Answer with a bare number: the count of lines in the records below that have the word "true".

(Dataset records)
[Start of section]

@@ -181,6 +182,7 @@
     {"render_arith", &d2r_ctx::render_arith, Option::RANGE, 0, 2},
     {"bricks", &d2r_ctx::use_bricks, Option::FLAG},
     {"raygen_rect", &d2r_ctx::raygen_rect, Option::FLAG},
+    {"crop_rays", &d2r_ctx::crop_rays, Option::RANGE, 0, 2},
     {"timing", &d2r_ctx::timing, Option::RANGE, 0, 2, 0, opt_timing},
     {"march_lds_slots", &d2r_ctx::last_march_nb, Option::FREE, 0, 0, OPT_READ_ONLY},
     {"march_hbm_brick_slots", &d2r_ctx::last_march_ngb, Option::FREE, 0, 0, OPT_READ_ONLY},
@@ -960,6 +962,10 @@
             l0.rects = ctx->rects.p;
         }
     }
+    int window[4];
+    const bool crop = !to_host && ctx->crop_rays && ctx->raygen_rect;
+    if (crop && (rc = d2r_clip_window(ctx, clip, V.W, V.H, 1, window))) return rc;
+    const bool occluded_exit = crop && ctx->crop_rays >= 2;
     ctx->stats = d2r_render_stats{};
     hipStream_t main = ctx->stream, rs = two ? ctx->render_stream : main, xs = ctx->copy_stream;
     if (rs != main) {
@@ -981,7 +987,8 @@
             if (two && ci >= 2) D2R_HIP(ctx, hipStreamWaitEvent(rs, ctx->ev_clip[pb], 0));
             if ((rc = d2r_launch_cameras_virtual(ctx, V, obj_pose_now, cam_pose, poses_dev + (size_t)c0 * 16, nc, (float *)ctx->cams.p)))
                 return rc;
-            if ((rc = d2r_launch_render(ctx, fg, V, (const float *)ctx->cams.p, nc, true, nullptr, nullptr, frames_dev, rects)))
+            if ((rc = d2r_launch_render(ctx, fg, V, (const float *)ctx->cams.p, nc, true, nullptr, nullptr, frames_dev, rects,
+                                        crop ? window : nullptr, occluded_exit)))
                 return rc;
             D2R_HIP(ctx, hipMemcpyAsync((uint8_t *)ctx->counters.p + 64 + 32 * (size_t)ci, ctx->counters.p, 32,
                                         hipMemcpyDeviceToDevice, rs));
@@ -1139,4 +1146,33 @@
     return D2R_OK;
 }
 
-}
+int d2r_debug_read_frames(d2r_ctx *ctx, uint32_t n, uint32_t w, uint32_t h, uint8_t *frames_out)
+{
+    if (!ctx || !frames_out) return d2r_fail(ctx, D2R_ERR_INVALID, "null argument");
+    const size_t bytes = (size_t)n * w * h * 3;
+    if (!ctx->frames.p || bytes == 0 || bytes > ctx->frames.cap)
+        return d2r_fail(ctx, D2R_ERR_INVALID, "d2r_debug_read_frames: the context holds no such frames");
+    D2R_HIP(ctx, hipStreamSynchronize(ctx->stream));
+    D2R_HIP(ctx, hipMemcpy(frames_out, ctx->frames.p, bytes, hipMemcpyDeviceToHost));
+    return D2R_OK;
+}
+
+int d2r_debug_read_rays(d2r_ctx *ctx, uint32_t cap, uint32_t *ray_ids_out, uint32_t *n_out)
+{
+    if (!ctx || !n_out || (cap && !ray_ids_out)) return d2r_fail(ctx, D2R_ERR_INVALID, "null argument");
+    if (!ctx->queue.p || !ctx->counters.p) return d2r_fail(ctx, D2R_ERR_INVALID, "d2r_debug_read_rays: the context has rendered nothing");
+    D2R_HIP(ctx, hipStreamSynchronize(ctx->stream));
+    uint32_t n = 0;
+    D2R_HIP(ctx, hipMemcpy(&n, ctx->counters.p, 4, hipMemcpyDeviceToHost));
+    if ((size_t)n * sizeof(uint2) > ctx->queue.cap) return d2r_fail(ctx, D2R_ERR_INVALID, "d2r_debug_read_rays: stale ray count");
+    *n_out = n;
+    const uint32_t m = std::min(n, cap);
+    if (m) {
+        std::vector<uint32_t> q((size_t)m * 2);
+        D2R_HIP(ctx, hipMemcpy(q.data(), ctx->queue.p, q.size() * 4, hipMemcpyDeviceToHost));
+        for (uint32_t i = 0; i < m; i++) ray_ids_out[i] = q[2 * (size_t)i];
+    }
+    return D2R_OK;
+}
+
+}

[End of section]

## Exercise output
2